Some commentary about why this shit show happened is worth explaining. It is all related to the holy war between two armed camps that arose via the invention of these methods and who gets the credit. The paper was attempting to bridge the FCT and TVD worlds, and stepped into the bitter fighting around previous publications. In retrospect, it is pretty clear that FCT was first, and others like Kolgan and Van Leer came after. Their methodologies and approaches were also fully independent, and the full similarity was not clear at the time. While the fullness of time sees these approaches are utterly complementary, at the time of development it was seen as a competition. It was definitely not a collaborative endeavor, and the professional disagreements were bitter. They poisoned the field and people took sides viewing the other side with vitriolic fury. A friend and associate editor of the Journal of Computational Physics quipped that this was one of the nastiest sub-communities in the Journal, and why did I insist on working in this area. It is also one of the most important areas in computational physics working on a very difficult problem. The whole field also hinges upon expert judgement and resists a firm quantitative standard of acceptance.

What an introduction to the field and its genuinely amazing that I continue to work in it at all. If I didn’t enjoy the technical content so much, and not appreciated the importance of the field, I would have run. Perhaps greater success professionally would have followed such a departure. In the long run this resistance and the rule of experts works to halt progress.

If you can’t solve a problem, then there is an easier problem you can solve: find it.

― George Pólya

Kolgan, V. P. “Application of the principle of minimum values of the derivative to the construction of finite-difference schemes for calculating discontinuous gasdynamics solutions.” TsAGI, Uchenye Zapiski 3, no. 6 (1972): 68-77.

Boris, Jay P., and David L. Book. “Flux-corrected transport. I. SHASTA, a fluid transport algorithm that works.” Journal of computational physics 11, no. 1 (1973): 38-69.

Van Leer, Bram. “Towards the ultimate conservative difference scheme.

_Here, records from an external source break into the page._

// ... 84 lines not shown
#pragma unroll
            for (int r = 0; r < 12; ++r) htab[(wv * 12 + r) * 8 + (lane >> 3)] = hoff[r] - cp0;
        }
    };
    const int hbuf = halo4_lds::kHalo + wrow * (S * 128);
    int bx[3][2];
#pragma unroll
    for (int d = 0; d < 3; ++d) {
        const int u = wcol + c + d;
        const int v0 = u * 128 + (((q ^ (u & 7)) & 7) << 4);
        bx[d][0] = hbuf + v0;
        bx[d][1] = hbuf + (v0 ^ 64);
    }
    auto b_ptrs = [&](int tap, const char*& be, const char*& bo) {
        const int tdy = tap / 3, d = tap - tdy * 3;
        be = smem + bx[d][tdy & 1] + tdy * (S * 128);
        bo = smem + bx[d][(tdy & 1) ^ 1] + tdy * (S * 128);
    };

    Tile cur = tile_at(tidx);
    int kbase = 0;
    bool first = true;

    int tile_no = 0;
    for (;;) {
        const bool has_next = PERSIST && (tnext < xcnt);
        const char* nxb = cur.xb;
        const char* nwb = cur.wb;
        if (has_next) {
            const Tile t = tile_at(tnext);
            nxb = t.xb;
            nwb = t.wb;
        }
        int drawn = 0;
        if (dynamic && tid == 0)
            drawn = 2 * nloc + __hip_atomic_fetch_add(a.tile_counter + xcd, 1, __ATOMIC_RELAXED, __HIP_MEMORY_SCOPE_AGENT);
        f32x4 acc[JT][4];
        f16x8 bq[2][4];
        auto mma_step = [&](const char* wt, const char* be, const char* bo, auto&& stage_next, auto&& after_group,
                            bool have_b0 = false, const char* nbe = nullptr, const char* nbo = nullptr,
                            int bhalf_at = kBhalfAt) {
            f16x8 ar[kRing][2];
            auto read_a = [&](int g, f16x8 (&dst)[2]) {
                const int ks = g >> 2, jp = g & 3;
                const char* base = wt + (ks ? aoff1 : aoff0);
                dst[0] = *(const f16x8*)(base + (2 * jp) * 2048);
// ... 143 lines not shown

        __builtin_amdgcn_s_waitcnt(0xc07f);
        __builtin_amdgcn_s_setprio(1);
        for (int kc = 0; kc < nkc; ++kc) {
            const bool next_chunk = kc + 1 < nkc;
#pragma unroll
            for (int tap = 0; tap < 9; ++tap) {
                const int k = kc * 9 + tap;
                asm volatile("s_waitcnt vmcnt(0)" ::: "memory");
                if (!(a.dbg & 1024)) __builtin_amdgcn_s_barrier();
                asm volatile("" ::: "memory");
                const char *be, *bo;
                b_ptrs(tap, be, bo);
                const bool more = k + 1 < nk;
                const bool wrap = tap == 8;
                const int tap1 = more ? (wrap ? 0 : tap + 1) : 0;
                const int kc1 = more ? (wrap ? kc + 1 : kc) : 0;
                const char* wsrc = more ? cur.wb : nwb;
                const char *nbe = nullptr, *nbo = nullptr;
                if (kPrefetch && tap < 8) b_ptrs(tap + 1, nbe, nbo);
                mma_step(weight_buf(kbase + k), be, bo, [&] {
                    if ((more || has_next) && !(a.dbg & 512))
                        stage_weights(wsrc, kc1, tap1, (kbase + k + 1) & 1);
                }, [&](int g) {
                    if (kPrefetch && tap == 8 && g == kEarlyAt && next_chunk) {
                        asm volatile("s_waitcnt lgkmcnt(0)" ::: "memory");
                        __builtin_amdgcn_s_barrier();
                        asm volatile("" ::: "memory");
                        static_assert(kHaloPieces == 45, "halo piece count");
                        const char* hsrc = (next_chunk ? cur.xb + (int64_t)(kc + 1) * (kBK * 2) : nxb);
                        char* d = smem + halo4_lds::kHalo + wv * 1024;
                        int ln = lane;
                        asm volatile("" : "+v"(ln));
                        const uint32_t* hrow = (const uint32_t*)(smem + halo4_lds::kHaloTable) + wv * 96 + (ln >> 3);
                        const uint32_t cpl = (uint32_t)((ln ^ (ln >> 3)) & 7) << 4;
                        uint32_t ho[4];
#pragma unroll
                        for (int r = 0; r < 4; ++r) ho[r] = hrow[r * 8] + cpl;
                        glds16x4v_asm_s<4096>(hsrc, ho[0], ho[1], ho[2], ho[3], d);
#pragma unroll
                        for (int r = 0; r < 4; ++r) ho[r] = hrow[(4 + r) * 8] + cpl;
                        glds16x4v_asm_s<4096>(hsrc, ho[0], ho[1], ho[2], ho[3], d + 4 * 4096);
#pragma unroll
                        for (int r = 0; r < 4; ++r) ho[r] = hrow[(8 + r) * 8] + cpl;
#pragma unroll
                        for (int r = 8; r < 11; ++r) glds16_asm_s(hsrc, ho[r - 8], d + r * 4096);
                        if (wv == 0) glds16_asm_s(hsrc, ho[3], d + 11 * 4096);
                    }
                }, kPrefetch && tap > 0, nbe, nbo, (kPrefetch && tap == 8) ? 0 : kBhalfAt);
            }
            if (!kPrefetch && (next_chunk || has_next) && !(a.dbg & 32)) {
                __builtin_amdgcn_s_barrier();
                asm volatile("" ::: "memory");
                if (next_chunk) stage_halo(cur.xb, kc + 1);
                else stage_halo(nxb, 0);
            }
        }
        __builtin_amdgcn_s_setprio(0);
        stamp(3);
        if (a.dbg & 128) {
            float t = 0.f;
#pragma unroll
            for (int j = 0; j < JT; ++j)
#pragma unroll
                for (int n = 0; n < 4; ++n) t += acc[j][n][0] + acc[j][n][1] + acc[j][n][2] + acc[j][n][3];
            if (t == 123.456f) ((half_t*)a.y)[0] = (half_t)t;
        } else
        {
            const int tw = cur.tw, th = cur.th, img = cur.img;
            conv_epilogue<WN, WM, JT, false, SPLIT, true, true, DSFUSE || RESPRE>(
                a, acc, smem + halo4_lds::kScratch, tid, lane, 0, wm, cur.n0, cur.mt, img, th, tw, th * TR + wrow,
                tw * TC + wcol, STAMP ? a.stamps + (size_t)blockIdx.x * 16 : nullptr);
        }
        if (!has_next) break;
        kbase += nk;
        tidx = tnext;
        if (dynamic) {
            if (tid == 0) lds_next[tile_no & 1] = drawn;
            __builtin_amdgcn_s_waitcnt(0xc07f);
            __builtin_amdgcn_s_barrier();
            tnext = __builtin_amdgcn_readfirstlane(lds_next[tile_no & 1]);
        } else {
            tnext = tidx + nloc;
        }
        ++tile_no;
        cur = tile_at(tidx);
    }
    if (a.dbg & 64) asm volatile("s_waitcnt vmcnt(0)" ::: "memory");
    if (STAMP) {
        stamp(4);
        asm volatile("s_waitcnt vmcnt(0)" ::: "memory");
        stamp(5);
        if (tid == 0) {
            a.stamps[(size_t)blockIdx.x * 16 + 6] = __builtin_amdgcn_s_getreg((31 << 11) | 4);
            a.stamps[(size_t)blockIdx.x * 16 + 7] = __builtin_amdgcn_s_getreg((31 << 11) | 20);
// ... 151 lines not shown
            }
            halo_prev = halo_now;
            __builtin_amdgcn_sched_barrier(0);
#pragma unroll
            for (int g = 0; g < 8; ++g) {
                if (g + 2 < 8) read_a(g + 2, ar[(g + 2) % 3]);
                __builtin_amdgcn_sched_barrier(0);
                if (g == 1) { read_b(1, bq[1]); __builtin_amdgcn_sched_barrier(0); }
#pragma unroll
                for (int jj = 0; jj < 2; ++jj)
#pragma unroll
                    for (int n = 0; n < 4; ++n)
                        acc[2 * (g & 3) + jj][n] = __builtin_amdgcn_mfma_f32_16x16x32_f16(ar[g % 3][jj], bq[g >> 2][n],
                                                                                         acc[2 * (g & 3) + jj][n], 0, 0, 0);
                __builtin_amdgcn_sched_barrier(0);
            }
        }
    }
    __builtin_amdgcn_s_setprio(0);
    conv_epilogue<WN, WM, JT, false, false, true, true, false>(a, acc, smem + halo4_lds::kScratch, tid, lane, 0, wm, n0, mt, img, th, tw,
                                                               th * TR + wrow, tw * TC + wcol);
}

II. Monotonicity and conservation combined in a second-order scheme.” Journal of computational physics 14, no. 4 (1974): 361-370.\

Van Leer, Bram. “Towards the ultimate conservative difference scheme. V. A second-order sequel to Godunov’s method.” Journal of computational Physics 32, no. 1 (1979): 101-136.

Harten, Ami, Bjorn Engquist, Stanley Osher, and Sukumar R. Chakravarthy. “Uniformly high order accurate essentially non-oscillatory schemes, III.” Journal of computational physics 71, no. 2 (1987): 231-303.

Harten, Ami, and Stanley Osher. “Uniformly high-order accurate nonoscillatory schemes. I.” SIAM Journal on Numerical Analysis 24, no. 2 (1987): 279-309.

Harten, Amiram, James M. Hyman, Peter D. Lax, and Barbara Keyfitz. “On finite‐difference approximations and entropy conditions for shocks.” Communications on pure and applied mathematics 29, no. 3 (1976): 297-322.